| GOAL OF THE EXERCISE |
Check every line in the listing below for "lane". Copy the ones where it occurs.

#### PROVIDED RECORDS ####

constexpr double SUM_FIXED = 1048576.0;
struct P2Acc {
  long long isum;
  double maxrel;
};
__device__ __forceinline__ long long warp_sum_ll(long long v) {
#pragma unroll
  for (int o = 16; o > 0; o >>= 1) v += __shfl_xor_sync(0xffffffffu, v, o);
  return v;
}
__device__ __forceinline__ long long block_sum_ll(long long v, double* scratch) {
  const int lane = threadIdx.x & 31, wid = threadIdx.x >> 5;
  const int nw = (blockDim.x + 31) >> 5;
  v = warp_sum_ll(v);
  __syncthreads();
  if (lane == 0) scratch[wid] = __longlong_as_double(v);
  __syncthreads();
  long long r = (lane < nw) ? __double_as_longlong(scratch[lane]) : 0ll;
  return warp_sum_ll(r);
}

struct __align__(128) WarpRing {
  double w[EM_RING][EM_CH * 32];
  uint16_t idx[EM_RING][EM_CH * 32];
};
constexpr int EM_WARPS = EM_THREADS / 32;
constexpr size_t EM_SMEM = sizeof(WarpRing) * EM_WARPS + EM_WARPS * EM_RING * 8 + 40 * 8;
// ... 12 lines not shown
__device__ __forceinline__ void warp_setup(WarpCtx& W, unsigned char* smem) {
  const uint32_t wid = threadIdx.x >> 5;
  W.ring = reinterpret_cast<WarpRing*>(smem) + wid;
  W.bars = reinterpret_cast<uint64_t*>(smem + sizeof(WarpRing) * EM_WARPS) + wid * EM_RING;
  W.scratch = reinterpret_cast<double*>(smem + sizeof(WarpRing) * EM_WARPS + EM_WARPS * EM_RING * 8);
  W.phase_bits = 0;
  W.dbg = nullptr;
  W.dbg_acc = nullptr;
  W.t0 = 0;
  W.pol_stream = l2_policy_evict_first();
  if ((threadIdx.x & 31u) == 0) {
#pragma unroll
    for (int s = 0; s < EM_RING; ++s) mbar_init(&W.bars[s], 1);
    mbar_fence_init();
  }
  __syncthreads();
}

struct RowOps {
  double x0, x1, x2, x3;
  uint32_t len;
};
template <int PHASE>
__device__ __forceinline__ RowOps load_ops(const EmArgs& A, const Sell& S, uint32_t row) {
  RowOps o;
  o.x0 = o.x1 = o.x2 = o.x3 = 0.0;
  o.len = LEN_LONG;
  if (row < S.n_rows) {
    o.len = __ldg(&S.len[row]);
    if (PHASE == 1) {
      o.x0 = __ldg(&A.c_cnt[row]);
    } else if (PHASE == 2) {
      o.x0 = A.theta[row];
      o.x1 = __ldg(&A.prior[row]);
      o.x2 = __ldg(&A.base[row]);
      o.x3 = A.alpha[row];
    } else {
      const uint32_t t = __ldg(&A.row_tid[row]);
      o.x0 = A.theta[t];
      o.x2 = __ldg(&A.base[t]);
      o.x3 = __longlong_as_double((long long)t);
    }
  }
  return o;
}

template <bool VBEM>
__device__ __forceinline__ double theta_of(double na, double ap, double logNorm) {
  if (VBEM) return (ap > DIGAMMA_MIN) ? exp_digamma_shifted(ap, logNorm) : 0.0;
  return na;
}

template <int PHASE, bool VBEM, class Deliver>
__device__ __forceinline__ void row_finish(const EmArgs& A, uint32_t row, const RowOps& o, double acc,
                                           double logNorm, double bias, P2Acc& pa, Deliver&& deliver) {
  if (o.len == LEN_LONG) return;
  if (PHASE == 1) {
    A.scale[row] = (acc <= A.min_eq_w) ? 0.0 : o.x0 / acc;
  } else if (PHASE == 2) {
    const double th = o.x0, pr = o.x1;
    double na = o.x2 + bias;
    if (th > 0.0) na = fma(th, acc, na);
    if (na > ALPHA_CHECK_CUTOFF) pa.maxrel = fmax(pa.maxrel, fabs(o.x3 - na) / na);
    A.alpha[row] = na;
    const double ap = na + pr;
    pa.isum += __double2ll_rn(ap * SUM_FIXED);
    A.theta[row] = theta_of<VBEM>(na, ap, logNorm);
  } else {
    const uint32_t t = (uint32_t)__double_as_longlong(o.x3);
    double na = o.x2;
    if (o.x0 > 0.0) na = fma(o.x0, acc, na);
    deliver(t, na);
  }
}
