diff --git a/scflow_amd/csrc/pose.hip b/scflow_amd/csrc/pose.hip
--- a/scflow_amd/csrc/pose.hip
+++ b/scflow_amd/csrc/pose.hip
@@ -12,13 +12,33 @@
 __device__ __forceinline__ void pose_store(const PoseOut& o, int n, float* __restrict__ d_rot, float* __restrict__ d_trans,
                                            float* R_out, float* t_out);
 
+typedef const __attribute__((address_space(3))) PoseMats* PoseMatsLds;
+__device__ __noinline__ float2 pose_flow_px(PoseMatsLds sp, int xi, int yi, float d, float invalid) {
+  const PoseMats& s = *(const PoseMats*)sp;
+  float u = invalid, v = invalid;
+  if (d > 0.f) {
+    const float x = (float)xi, y = (float)yi;
+    float X, Y, Z;
+    unproject(s, x, y, d, X, Y, Z);
+    const float px = s.R[0] * X + s.R[1] * Y + s.R[2] * Z + s.t[0];
+    const float py = s.R[3] * X + s.R[4] * Y + s.R[5] * Z + s.t[1];
+    const float pz = s.R[6] * X + s.R[7] * Y + s.R[8] * Z + s.t[2];
+    const float qx = s.K[0] * px + s.K[1] * py + s.K[2] * pz;
+    const float qy = s.K[3] * px + s.K[4] * py + s.K[5] * pz;
+    const float qz = s.K[6] * px + s.K[7] * py + s.K[8] * pz;
+    u = qx / qz - x;
+    v = qy / qz - y;
+  }
+  return make_float2(u, v);
+}
+
 __global__ __launch_bounds__(256) void reproject_flow_kernel(
     const float* __restrict__ depth, const float* __restrict__ K, const float* __restrict__ R0,
     const float* __restrict__ t0, const float* R, const float* t,
-    float* __restrict__ flow, int H, int W, float invalid, PoseUpdateArgs pu) {
+    float* __restrict__ flow, int H, int W, float invalid, int ngeo, PoseUpdateArgs pu) {
   __shared__ PoseMats s;
   __shared__ PoseOut po;
-  const int n = blockIdx.y;
+  const int n = blockIdx.y, ng = n % ngeo;
   const bool fused = pu.rot_all != nullptr;
   if (fused && threadIdx.x == 224) {
     PoseOut o;
@@ -26,47 +46,113 @@
     po = o;
     if (blockIdx.x == 0) pose_store(o, n, pu.d_rot, pu.d_trans, pu.R_out, pu.t_out);
   }
-  load_mats(&s, K, R0, t0, fused ? nullptr : R, fused ? nullptr : t, n);
-  if (fused) {
-    if (threadIdx.x < 9) s.R[threadIdx.x] = po.R[threadIdx.x];
-    if (threadIdx.x >= 64 && threadIdx.x < 67) s.t[threadIdx.x - 64] = po.t[threadIdx.x - 64];
-    __syncthreads();
-  }
+  load_mats(&s, K, R0, t0, nullptr, nullptr, ng);
+  if (threadIdx.x < 9) s.R[threadIdx.x] = fused ? po.R[threadIdx.x] : R[9 * n + threadIdx.x];
+  if (threadIdx.x >= 64 && threadIdx.x < 67) s.t[threadIdx.x - 64] = fused ? po.t[threadIdx.x - 64] : t[3 * n + threadIdx.x - 64];
+  __syncthreads();
   const int hw = H * W;
-  const float* dp = depth + (long long)n * hw;
+  const float* dp = depth + (long long)ng * hw;
   float* fx = flow + (long long)n * 2 * hw;
   float* fy = fx + hw;
+  const PoseMatsLds sp = (PoseMatsLds)&s;
   for (int idx = blockIdx.x * blockDim.x + threadIdx.x; idx < hw; idx += gridDim.x * blockDim.x) {
-    const float d = dp[idx];
-    float u = invalid, v = invalid;
-    if (d > 0.f) {
-      const int yi = idx / W, xi = idx - yi * W;
-      const float x = (float)xi, y = (float)yi;
-      float X, Y, Z;
-      unproject(s, x, y, d, X, Y, Z);
-      const float px = s.R[0] * X + s.R[1] * Y + s.R[2] * Z + s.t[0];
-      const float py = s.R[3] * X + s.R[4] * Y + s.R[5] * Z + s.t[1];
-      const float pz = s.R[6] * X + s.R[7] * Y + s.R[8] * Z + s.t[2];
-      const float qx = s.K[0] * px + s.K[1] * py + s.K[2] * pz;
-      const float qy = s.K[3] * px + s.K[4] * py + s.K[5] * pz;
-      const float qz = s.K[6] * px + s.K[7] * py + s.K[8] * pz;
-      u = qx / qz - x;
-      v = qy / qz - y;
-    }
-    fx[idx] = u;
-    fy[idx] = v;
+    const int yi = idx / W, xi = idx - yi * W;
+    const float2 f = pose_flow_px(sp, xi, yi, dp[idx], invalid);
+    fx[idx] = f.x;
+    fy[idx] = f.y;
   }
 }
 
 extern "C" int scf_reproject_flow(const float* depth, const float* K, const float* R0,
                                   const float* t0, const float* R, const float* t, float* flow,
                                   int N, int H, int W, float invalid_num, scf_stream_t stream) {
-  if (!depth || !K || !R0 || !t0 || !R || !t || !flow || N <= 0 || H <= 0 || W <= 0) return SCF_EINVAL;
-  if (N > 65535) return SCF_EUNSUPPORTED;
+  return scf_reproject_flow_iters(depth, K, R0, t0, R, t, flow, 1, N, H, W, invalid_num, stream);
+}
+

####

| SOLUTION BELOW |
  const int lane = threadIdx.x & 31, wid = threadIdx.x >> 5;
  if (lane == 0) scratch[wid] = __longlong_as_double(v);
  long long r = (lane < nw) ? __double_as_longlong(scratch[lane]) : 0ll;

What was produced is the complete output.